Sometime in second grade or so, my parents got me this amazing picture book of photos taken by various NASA probes, most of them being from the two Voyager probes. ((I have tried off and on to find this book at my house, because it’s one of those things that I would keep. I sure wish that I could link to it on Amazon, because the discovery found in it made me really thirst for space exploration.)) The sense of wonder that this book (and others) brought to me was enticing: all of these worlds were out there for man to explore.
When it came time to return to space, I was two days shy of 10. We were back! was the song in my heart. I remember that my childhood best friend and I clipped every last thing that we could find from the newspapers — Dayton, Columbus, Cincinnati, and national — about the flight. We geeked the fuck out about it. That mission went off just fine, with minor hurdles with a flash evaporator and a radio antenna.
I don’t think that it was ever really clear to me in primary school that, if I wanted to work in manned spaceflight, I needed to have stellar grades, especially in math and science. I was that self-driven kid who cried over Bs on single assignments. I was interested in everything,2 and my grades reflected that. School was a game for me, and the rewards were A grades. I wanted them, and I got them. School came easily to me, and I won’t apologize for that.
My father retired from the Air Force in 1990, and in 1991, our family moved to Mississippi, with my brother off to college and me into 7th grade. Years later, I would reflect that I was essentially ready for the academic rigors of high school in Mississippi when I arrived, but I assuredly wouldn’t have been socially ready for them. I tried to throw myself into the subjects that I hadn’t already tackled in Ohio — at one point, I did know all of the county seats of Mississippi and could place all 82 counties on a map. ((Those skills have atrophied.)) Nothing available to me was going to push me toward the goal of manned spaceflight, and the early 90s were not Internet-friendly in Mississippi due to its relative poverty and population sparsity.
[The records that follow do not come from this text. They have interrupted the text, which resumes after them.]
@@ -1022,17 +1112,16 @@
     const bool dma = p.family == IIF_WGRAD_DMA;
     if (dma) {
         const unsigned xb = (unsigned)x_bytes, yb = (unsigned)dy_bytes;
-        if (bc == 64) hipLaunchKernelGGL((conv_wgrad_dma_kernel<T, 64>), grid1d, dim3(256), 0, st, a, xb, yb);
+        if (bc == 64) hipLaunchKernelGGL((conv_wgrad_dma_kernel<T, 64>), grid1d, dim3(256), 0, st, a, xb, yb, df.carry);
         else if (bc == 256) {
-            if constexpr (sizeof(T) == 2) hipLaunchKernelGGL((conv_wgrad_dma_kernel<T, 256, 4>), grid1d, dim3(512), 0, st, a, xb, yb);
-        } else hipLaunchKernelGGL((conv_wgrad_dma_kernel<T, 128>), grid1d, dim3(256), 0, st, a, xb, yb);
+            if constexpr (sizeof(T) == 2) hipLaunchKernelGGL((conv_wgrad_dma_kernel<T, 256, 4>), grid1d, dim3(512), 0, st, a, xb, yb, df.carry);
+        } else hipLaunchKernelGGL((conv_wgrad_dma_kernel<T, 128>), grid1d, dim3(256), 0, st, a, xb, yb, df.carry);
     } else {
         if (bc == 64) hipLaunchKernelGGL((conv_wgrad_kernel<T, 64>), grid, dim3(256), 0, st, a);
         else hipLaunchKernelGGL((conv_wgrad_kernel<T, 128>), grid, dim3(256), 0, st, a);
     }
     IIF_LAUNCH_CHECK();
-    if (splits > 1) return reduce_slabs(ws, ws_bytes, splits, slab, a.groups * a.Cd, a.ldw, a.K, dw, st);
-    return IIF_OK;
+    return finish_slabs(ws, ws_bytes, p, a.ldw, a.K, dw, st, df);
 }
 
 int wgrad_args_of(const iif_conv_desc* d, int64_t workspace_bytes, WgArgs& a, int64_t& x_bytes, int64_t& dy_bytes) {
@@ -1070,8 +1159,10 @@
 
 }
 
-extern "C" int iif_conv_wgrad(const iif_conv_desc* d, const void* x, const void* dy, float* dw, void* workspace,
-                              int64_t workspace_bytes, int splits, void* stream) {
+extern "C" int iif_conv_wgrad_deferred(const iif_conv_desc* d, const void* x, const void* dy, float* dw, void* workspace,
+                                       int64_t workspace_bytes, int splits, void* stream, const iif_slab_job* carry,
+                                       iif_slab_job* pending) {
+    if (pending) *pending = iif_slab_job{};
     if (!d || !x || !dy || !dw) return IIF_EINVAL;
     WgArgs a{};
     int64_t x_bytes = 0, dy_bytes = 0;
@@ -1083,12 +1174,19 @@
     a.x = (const unsigned char*)x; a.dy = (const unsigned char*)dy;
     hipStream_t st = as_stream(stream);
     if (d->dtype == IIF_BF16)
-        return launch_wgrad<unsigned short>(a, dw, (float*)workspace, workspace_bytes, splits, x_bytes, dy_bytes, st);
-    return launch_wgrad<float>(a, dw, (float*)workspace, workspace_bytes, splits, x_bytes, dy_bytes, st);
-}
-
-extern "C" int iif_wgrad1x1_stacked(const void* x, const void* dy, const void* dy2, int64_t m, int cs, int cd1, int cd2, int ldw,
-                                    float* out, void* workspace, int64_t workspace_bytes, int splits, void* stream) {
+        return launch_wgrad<unsigned short>(a, dw, (float*)workspace, workspace_bytes, splits, x_bytes, dy_bytes, st, carry, pending);
+    return launch_wgrad<float>(a, dw, (float*)workspace, workspace_bytes, splits, x_bytes, dy_bytes, st, carry, pending);
+}
+
+extern "C" int iif_conv_wgrad(const iif_conv_desc* d, const void* x, const void* dy, float* dw, void* workspace,
+                              int64_t workspace_bytes, int splits, void* stream) {
+    return iif_conv_wgrad_deferred(d, x, dy, dw, workspace, workspace_bytes, splits, stream, nullptr, nullptr);
+}
+
+extern "C" int iif_wgrad1x1_stacked_deferred(const void* x, const void* dy, const void* dy2, int64_t m, int cs, int cd1, int cd2,
+                                             int ldw, float* out, void* workspace, int64_t workspace_bytes, int splits, void* stream,
+                                             const iif_slab_job* carry, iif_slab_job* pending) {
+    if (pending) *pending = iif_slab_job{};
     if (!x || !dy || !dy2 || !out) return IIF_EINVAL;
     WgArgs a{};
     const int rc = stacked_args_of(m, cs, cd1, cd2, ldw, workspace_bytes, a);
@@ -1099,8 +1197,26 @@
     a.x = (const unsigned char*)x; a.dy = (const unsigned char*)dy;
     if (!workspace) workspace_bytes = 0;
     const WgPlan p = iif_plan::wgrad_plan(shape_of(a, 2, m * cs * 2, m * cd1 * 2, true, cd2), workspace_bytes, splits);
-    return launch_wgrad_1x1(a, p, out, (float*)workspace, workspace_bytes, m * cs * 2, m * cd1 * 2, as_stream(stream),
+    Deferral df;
+    df.pend = pending;
+    const int rcc = take_carry(carry, p, (const float*)workspace, workspace_bytes, as_stream(stream), df);
+    if (rcc != IIF_OK) return rcc;
+    return launch_wgrad_1x1(a, p, out, (float*)workspace, workspace_bytes, m * cs * 2, m * cd1 * 2, as_stream(stream), df,
                             (const unsigned char*)dy2, cd2);
+}
+
+extern "C" int iif_wgrad1x1_stacked(const void* x, const void* dy, const void* dy2, int64_t m, int cs, int cd1, int cd2, int ldw,
+                                    float* out, void* workspace, int64_t workspace_bytes, int splits, void* stream) {
+    return iif_wgrad1x1_stacked_deferred(x, dy, dy2, m, cs, cd1, cd2, ldw, out, workspace, workspace_bytes, splits, stream, nullptr,
+                                         nullptr);
+}
+
+extern "C" int iif_wgrad_flush(void* stream, const iif_slab_job* job) {
+    if (!job) return IIF_EINVAL;
+    Deferral df;
+    WgPlan none{};
+    none.family = IIF_WGRAD_REGSTAGE;
+    return take_carry(job, none, nullptr, 0, as_stream(stream), df);
 }
 
 extern "C" int iif_conv_wgrad_plan(const iif_conv_desc* d, int cd2, int64_t workspace_bytes, int splits, int32_t* out) {
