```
enum { WT_U_SPHERE = 0, WT_U_PLANE = 1, WT_U_REFLECT = 2, WT_U_REFRACT = 3, WT_U_SCHLICK = 4, WT_U_CUBE = 5,
       WT_U_XORSHIFT = 6, WT_U_EMOD = 7, WT_U_SINCOS = 8, WT_U_POW = 9, WT_U_NORMALIZE = 10 };
__global__ void __launch_bounds__(64) wt_unit(int op, const float* __restrict__ in, float* __restrict__ out, unsigned n,
                                              unsigned stride_in, unsigned stride_out, unsigned aux) {
    const unsigned i = blockIdx.x * 64 + threadIdx.x;
    if (i >= n) return;
    const float* a = in + (size_t)i * stride_in;
    float* r = out + (size_t)i * stride_out;
    switch (op) {
        case WT_U_SPHERE: {
            const rayq q = wt_rayq<false>(mk3(a[0], a[1], a[2]), mk3(a[3], a[4], a[5]));
            float t;
            bool hit = wt_sphere(q, make_float4(a[6], a[7], a[8], a[9] * a[9]), t);
            r[0] = hit ? 1.0f : 0.0f; r[1] = hit ? t : 0.0f;
        } break;
        case WT_U_PLANE: {
            const rayq q = wt_rayq<false>(mk3(a[0], a[1], a[2]), mk3(a[3], a[4], a[5]));
            float t;
            bool hit = wt_plane(q, make_float4(a[6], a[7], a[8], 0.0f), make_float4(a[9], a[10], a[11], 0.0f), t);
            r[0] = hit ? 1.0f : 0.0f; r[1] = hit ? t : 0.0f;
        } break;
        case WT_U_REFLECT: {
            f3 v = wt_reflect(mk3(a[0], a[1], a[2]), mk3(a[3], a[4], a[5]));
            r[0] = v.x; r[1] = v.y; r[2] = v.z;
        } break;
        case WT_U_REFRACT: {
            f3 v = mk3(0, 0, 0);
            bool ok = wt_refract(a[0], a[1], mk3(a[2], a[3], a[4]), mk3(a[5], a[6], a[7]), v);
            r[0] = ok ? 1.0f : 0.0f; r[1] = v.x; r[2] = v.y; r[3] = v.z;
        } break;
        case WT_U_SCHLICK:
            r[0] = wt_schlick(a[0], a[1], mk3(a[2], a[3], a[4]), mk3(a[5], a[6], a[7]));
            break;
        case WT_U_CUBE: {
            int u, v;
            wt_cube_uv(mk3(a[0], a[1], a[2]), aux, u, v);
            r[0] = __int_as_float(u); r[1] = __int_as_float(v);
        } break;
        case WT_U_XORSHIFT: {
            unsigned st = __float_as_uint(a[0]);
            float v = wt_xorshift(st);
            r[0] = __uint_as_float(st); r[1] = v;
        } break;
        case WT_U_EMOD:
            r[0] = __int_as_float(wt_emod(__float_as_int(a[0]), __float_as_int(a[1])));
            break;
        case WT_U_SINCOS: {
            float sn, cs;
            if (aux) wt_sincos_angle<true>(a[0], sn, cs); else wt_sincos_angle<false>(a[0], sn, cs);
            r[0] = sn; r[1] = cs;
        } break;
        case WT_U_POW:
            r[0] = wt_pow(a[0], a[1]);
            break;
        case WT_U_NORMALIZE: {
            float len;
            f3 v = wt_normalize_len(mk3(a[0], a[1], a[2]), len);
            r[0] = v.x; r[1] = v.y; r[2] = v.z; r[3] = len;
        } break;
        default: break;
    }
}

enum { WT_US_HIT = 0, WT_US_SHADOW = 1, WT_US_TEXEL = 2 };
template <bool GEOM_LDS, bool GRID>
__global__ void __launch_bounds__(64) wt_unit_scene(const whitted_params P, int op, const float* __restrict__ in,
                                                    float* __restrict__ out, unsigned n, unsigned stride_in, unsigned stride_out) {
    extern __shared__ float4 s_geom[];
    const unsigned tid = threadIdx.x, lane = tid & 63u;
    constexpr bool UNIT_CT = false;
    if (GEOM_LDS) wt_stage_scene(P, s_geom, tid, 64u);
    const float4* sg = s_geom;
    typedef wt_shape<0> SH;
    const unsigned g_pln = P.ns, g_lgt = P.ns + 2 * P.np;
    const unsigned i = blockIdx.x * 64 + tid;
    if (i >= n) return;
    const float* a = in + (size_t)i * stride_in;
    float* res = out + (size_t)i * stride_out;
    WT_STAMP_DECL
    constexpr bool COUNT = false, FROM_RAYS = false;
    unsigned cost = 0, c_iter = 0, c_witer = 0, c_probe = 0, c_seg = 0, c_sky = 0, c_tex = 0;
    (void)lane; (void)c_iter; (void)c_witer; (void)c_probe; (void)c_seg; (void)c_sky; (void)c_tex;
    if (op == WT_US_HIT) {
        f3 o = mk3(a[0], a[1], a[2]), d = mk3(a[3], a[4], a[5]), rgb = mk3(0, 0, 0);
        const float f = 1.0f;
        bool ended = false, shade = false;
        f3 ip = mk3(0, 0, 0), nrm = mk3(0, 0, 0), view = mk3(0, 0, 0);
        mat_t m;
        m.rgb = mk3(0, 0, 0); m.ambient = m.diffuse = m.specular = m.shininess = 0.0f;
        m.transparent = m.dielectric = 0u; m.n = 0.0f; m.reflectivity = 0.0f;
        float ks = 0.0f, kd = 0.0f;
        unsigned prim = 0u, texpx = 0u;
        bool textured = false;
        {
#include "whitted_hit.inc"
            res[0] = lit ? 1.0f : 0.0f;
            if (lit) { res[1] = rgb.x; res[2] = rgb.y; res[3] = rgb.z; }
        }
        (void)ended; (void)view; (void)ks; (void)kd; (void)cost;
        res[4] = shade ? 1.0f : 0.0f;
        if (shade) {
            if (textured) m.rgb = wt_texel_rgb(texpx);
            res[5] = ip.x; res[6] = ip.y; res[7] = ip.z; res[8] = nrm.x; res[9] = nrm.y; res[10] = nrm.z;
            res[11] = m.rgb.x; res[12] = m.rgb.y; res[13] = m.rgb.z; res[14] = m.ambient; res[15] = m.diffuse; res[16] = m.specular;
            res[17] = m.shininess; res[18] = (float)m.transparent; res[19] = (float)m.dielectric; res[20] = m.n; res[21] = m.reflectivity;
        }
    } else if (op == WT_US_SHADOW) {
        const f3 to = mk3(a[0], a[1], a[2]), from = mk3(a[3], a[4], a[5]);
        constexpr int NR = WT_SOFT * 3;
        f3 rd[NR]; float tl[NR], a4[NR], a2[NR], opq[NR];
#pragma unroll
        for (int q = 0; q < NR; q++) { rd[q] = mk3(0, 0, 0); tl[q] = 0.0f; a4[q] = 0.0f; a2[q] = 0.0f; opq[q] = 0.0f; }
        rd[0] = wt_normalize_len(to - from, tl[0]);
        const rayq rq = wt_shadow_rayq_scene<GEOM_LDS>(P, from, rd[0]);
        a4[0] = rq.a4; a2[0] = rq.a2; opq[0] = 1.0f;
        if (GRID) {
            opq[0] = wt_grid_shadow(P, from, rd[0], rq.a4, rq.a2, tl[0]);
            for (unsigned k = 0; k < P.np; k++) {
                const float4 pn = wt_geom<GEOM_LDS>(P, sg, g_pln + 2 * k);
                const float4 p0 = wt_geom<GEOM_LDS>(P, sg, g_pln + 2 * k + 1);
                if (wt_plane_blocks(wt_plane_pre(from, pn, p0), pn, rd[0], tl[0])) opq[0] = 0.0f;
            }
        } else {
            const float dlc[NR / WT_SOFT] = {0.0f, 0.0f, 0.0f};
            wt_shadow_batch<GEOM_LDS, NR, false>(P, sg, g_pln, from, rd, tl, a4, a2, opq, ~0u, dlc);
        }
        res[0] = opq[0];
    } else if (op == WT_US_TEXEL) {
        whitted_params Q = P;
        Q.ptex = a;
        const f3 c = wt_texel_rgb(wt_plane_texel_fetch(Q, 0u, mk3(a[8], a[9], a[10])));
        res[0] = c.x; res[1] = c.y; res[2] = c.z;
    }
}
```

Before: 345,400 Mrays/s.

## Add per-wavefront cone culling of primary-ray primitives in tiled trace

Builds a conservative cone around each 64-lane tile's primary ray directions. One lane per primitive tests whether each sphere, light or plane can be hit by any ray in the cone, and a ballot produces a cull mask. On the first bounce, intersection tests for culled primitives are skipped, and the mask is reset to all-ones after that iteration. A counting mode records when a culled primitive would actually have been hit, to validate the cone bounds. It only applies to non-grid, LDS-staged, shape-specialized kernels, and it adds setup cost per wave plus a risk of wrong images if the bounds are not conservative enough.

```diff
diff --git a/example_gui_opencl_raytracer_amd/csrc/hip_wrap.cpp b/example_gui_opencl_raytracer_amd/csrc/hip_wrap.cpp
--- a/example_gui_opencl_raytracer_amd/csrc/hip_wrap.cpp
+++ b/example_gui_opencl_raytracer_amd/csrc/hip_wrap.cpp
@@ -470,6 +470,7 @@
     P.depth = I->depth;
     P.out = (uint32_t*)out->dptr;
     P.out_rgb = I->debug_rgb;
+    P.cull = (I->variant & 16384) ? 0u : (I->counting ? 2u : 1u);
     P.diag = (I->variant & 512) ? (env_int("CLWRAP_TIMELINE_EDGES", 0) ? 255u + (uint32_t)env_int("CLWRAP_TIMELINE_EDGES", 0) : 1u + (uint32_t)env_int("CLWRAP_TIMELINE_SHIFT", 0)) : 0u;
 
     const bool fused = I->fuse && rays->gen_valid && !rays->exposed;
diff --git a/example_gui_opencl_raytracer_amd/csrc/whitted_hit.inc b/example_gui_opencl_raytracer_amd/csrc/whitted_hit.inc
--- a/example_gui_opencl_raytracer_amd/csrc/whitted_hit.inc
+++ b/example_gui_opencl_raytracer_amd/csrc/whitted_hit.inc
@@ -17,6 +17,7 @@
                 for (int k = 0; k < N; k++) l0[k] = wt_geom<GEOM_LDS>(P, sg, g_lgt + 2 * (base + k));
 #pragma unroll
                 for (int k = 0; k < N; k++) {
+                    if (CULL_T == 1 && !wt_cbit(cullm, base + k)) { ok[k] = false; bq[k] = 0.0f; Dq[k] = 0.0f; continue; }
                     const sph_pre pre = wt_sphere_pre(r.o, l0[k]);
                     ok[k] = wt_sphere_disc(pre, r.d, r.a4, bq[k], Dq[k]);
                     any |= ok[k];
@@ -26,6 +27,7 @@
                     for (int k = 0; k < N; k++) {
                         float t;
                         const bool hit = wt_sphere_root(bq[k], Dq[k], r.a2, t) && ok[k];
+                        if (CULL_T == 2 && hit && !wt_cbit(cullm, base + k)) c_cullbad++;
                         if (hit && !(t >= tl)) {
                             float4 l1 = wt_geom<GEOM_LDS>(P, sg, g_lgt + 2 * (base + k) + 1);
                             tl = t;
@@ -81,6 +83,7 @@
                         for (int k = 0; k < 4; k++) s4[k] = wt_geom<GEOM_LDS>(P, sg, min(base + k, SH::ns(P) - 1u));
 #pragma unroll
                         for (int k = 0; k < 4; k++) {
+                            if (CULL_T == 1 && !wt_cbit(cullm, SH::nl(P) + base + k)) { ok[k] = false; bq[k] = 0.0f; Dq[k] = 0.0f; continue; }
                             const sph_pre pre = wt_sphere_pre(r.o, s4[k]);
                             ok[k] = wt_sphere_disc(pre, r.d, r.a4, bq[k], Dq[k]) && (base + k < SH::ns(P));
                             any |= ok[k];
@@ -91,16 +94,20 @@
                                 if (__builtin_amdgcn_ballot_w64(ok[k]) == 0) continue;
                                 float t;
                                 const bool hit = wt_sphere_root(bq[k], Dq[k], r.a2, t) && ok[k];
+                                if (CULL_T == 2 && hit && !wt_cbit(cullm, SH::nl(P) + base + k)) c_cullbad++;
                                 if (hit && !(t >= tbest)) { tbest = t; best = (int)(base + k); }
                             }
                         }
                     }
                 }
                 for (unsigned i = 0; i < SH::np(P); i++) {
+                    const bool tst = wt_cbit(cullm, SH::nl(P) + SH::ns(P) + i);
+                    if (CULL_T == 1 && !tst) continue;
                     float4 n = wt_geom<GEOM_LDS>(P, sg, g_pln + 2 * i);
                     float4 p0 = wt_geom<GEOM_LDS>(P, sg, g_pln + 2 * i + 1);
                     float t;
                     bool hit = wt_plane(r, n, p0, t);
+                    if (CULL_T == 2 && hit && !tst) c_cullbad++;
                     if (hit && !(t >= tbest)) { tbest = t; best = (int)(SH::ns(P) + i); }
                 }
                 WT_STAMP(WT_ST_NEAREST);
diff --git a/example_gui_opencl_raytracer_amd/csrc/whitted_params.h b/example_gui_opencl_raytracer_amd/csrc/whitted_params.h
--- a/example_gui_opencl_raytracer_amd/csrc/whitted_params.h
+++ b/example_gui_opencl_raytracer_amd/csrc/whitted_params.h
@@ -36,6 +36,7 @@
     uint32_t lpt;
     uint32_t vis;
     uint32_t diag;
+    uint32_t cull;
     const uint32_t* grid_start;
     const uint32_t* grid_items;
     const uint32_t* grid_box;
diff --git a/example_gui_opencl_raytracer_amd/csrc/whitted_trace.inc b/example_gui_opencl_raytracer_amd/csrc/whitted_trace.inc
--- a/example_gui_opencl_raytracer_amd/csrc/whitted_trace.inc
+++ b/example_gui_opencl_raytracer_amd/csrc/whitted_trace.inc
@@ -1004,6 +1004,36 @@
     }
 }
 
+__device__ __forceinline__ bool wt_cbit(unsigned long long m, unsigned i) { return i >= 64u || ((m >> i) & 1ull) != 0ull; }
+__device__ __forceinline__ unsigned long long wt_tile_cull(const whitted_params& P, const float4* sg, unsigned ns, unsigned np, unsigned nl,
+                                                           f3 d, bool active, unsigned lane) {
+    auto rl = [](float v, int l) { return __int_as_float(__builtin_amdgcn_readlane(__float_as_int(v), l)); };
+    const f3 o = mk3(P.origin[0], P.origin[1], P.origin[2]);
+    const f3 ax = mk3(rl(d.x, 27), rl(d.y, 27), rl(d.z, 27));
+    const float c = dot3(d, ax);
+    const float ct = fminf(fminf(rl(c, 0), rl(c, 7)), fminf(rl(c, 56), rl(c, 63))) - 4e-6f;
+    if (__builtin_amdgcn_ballot_w64(active && !(c >= ct)) != 0ull || !(ct > 0.2f)) return ~0ull;
+    const float cm = ct - 2e-6f;
+    const float st = __builtin_amdgcn_sqrtf(__builtin_fmaf(-cm, cm, 1.0f));
+    bool clear = false;
+    if (lane < nl + ns) {
+        const float4 s = sg[lane < nl ? ns + 2u * np + 2u * lane : lane - nl];
+        const f3 w = mk3(s.x, s.y, s.z) - o;
+        const float ww = dot3(w, w), sx = dot3(w, ax);
+        const float p2 = __builtin_fmaf(-sx, sx, ww);
+        const float t1 = __builtin_fmaf(sx, st, __builtin_fmaf(4e-3f, __builtin_amdgcn_sqrtf(ww), __builtin_amdgcn_sqrtf(fabsf(s.w)))) * 1.0001f;
+        clear = t1 < 0.0f || p2 * (cm * cm) > t1 * t1;
+    } else if (lane < nl + ns + np) {
+        const unsigned i = lane - nl - ns;
+        const float4 n = sg[ns + 2u * i], p0 = sg[ns + 2u * i + 1u];
+        const float num = wt_plane_pre(o, n, p0);
+        const f3 n3 = mk3(n.x, n.y, n.z);
+        const float an = dot3(ax, n3), lim = (st + 2e-4f) * __builtin_amdgcn_sqrtf(dot3(n3, n3)) * 1.0001f;
+        clear = (num > 0.0f && an < -lim) || (num < 0.0f && an > lim);
+    }
+    return ~__builtin_amdgcn_ballot_w64(clear);
+}
+
 __device__ __forceinline__ void wt_stage_scene(const whitted_params& P, float4* s_geom, unsigned tid, unsigned nthreads) {
     for (unsigned i = tid; i < P.geom_f4; i += nthreads) s_geom[i] = ((const float4*)P.geom)[i];
     __syncthreads();
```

I whiled away my time reading Tom Clancy novels and looking toward the future. I wanted to attend The Mississippi School for Mathematics and Science, which my father had heard about before we even left Ohio through his professional society. It was the carrot at the end of the stick, and I would get there. I took as many academic classes as I could in my first high school. I was through the math curriculum in two years, knowing that MSMS had a calculus curriculum waiting for me if I could do all the prep work to get to its starting point.
If I hadn’t been accepted to MSMS, I would’ve just jammed my last two years of high school into one and finished a year early. If I had, I would not have been ready for college, not in the way I was after two years in Columbus. MSMS is a public, taxpayer-supported, statewide, residential math and science magnet high school for juniors and seniors. For most of us who went there, it was essentially starting college two years early, but with far more boundaries on what we could and couldn’t do.3 Whether you were from a great school district in one of the bigger cities in Mississippi for from a dirt poor, rural district, MSMS was the route to top colleges and universities. Deborah Fallows did the school’s mission justice with a piece for The Atlantic.
At that point, MSMS was about getting into a good engineering school for aerospace engineering. I still wasn’t totally firm on what aerospace engineers did, but I wanted to be one4 anyway. The plan was pretty simple: go to a school where I could co-op and work in manned spaceflight so I could have a leg up come graduation.
That plan totally worked. It worked better than I could have imagined.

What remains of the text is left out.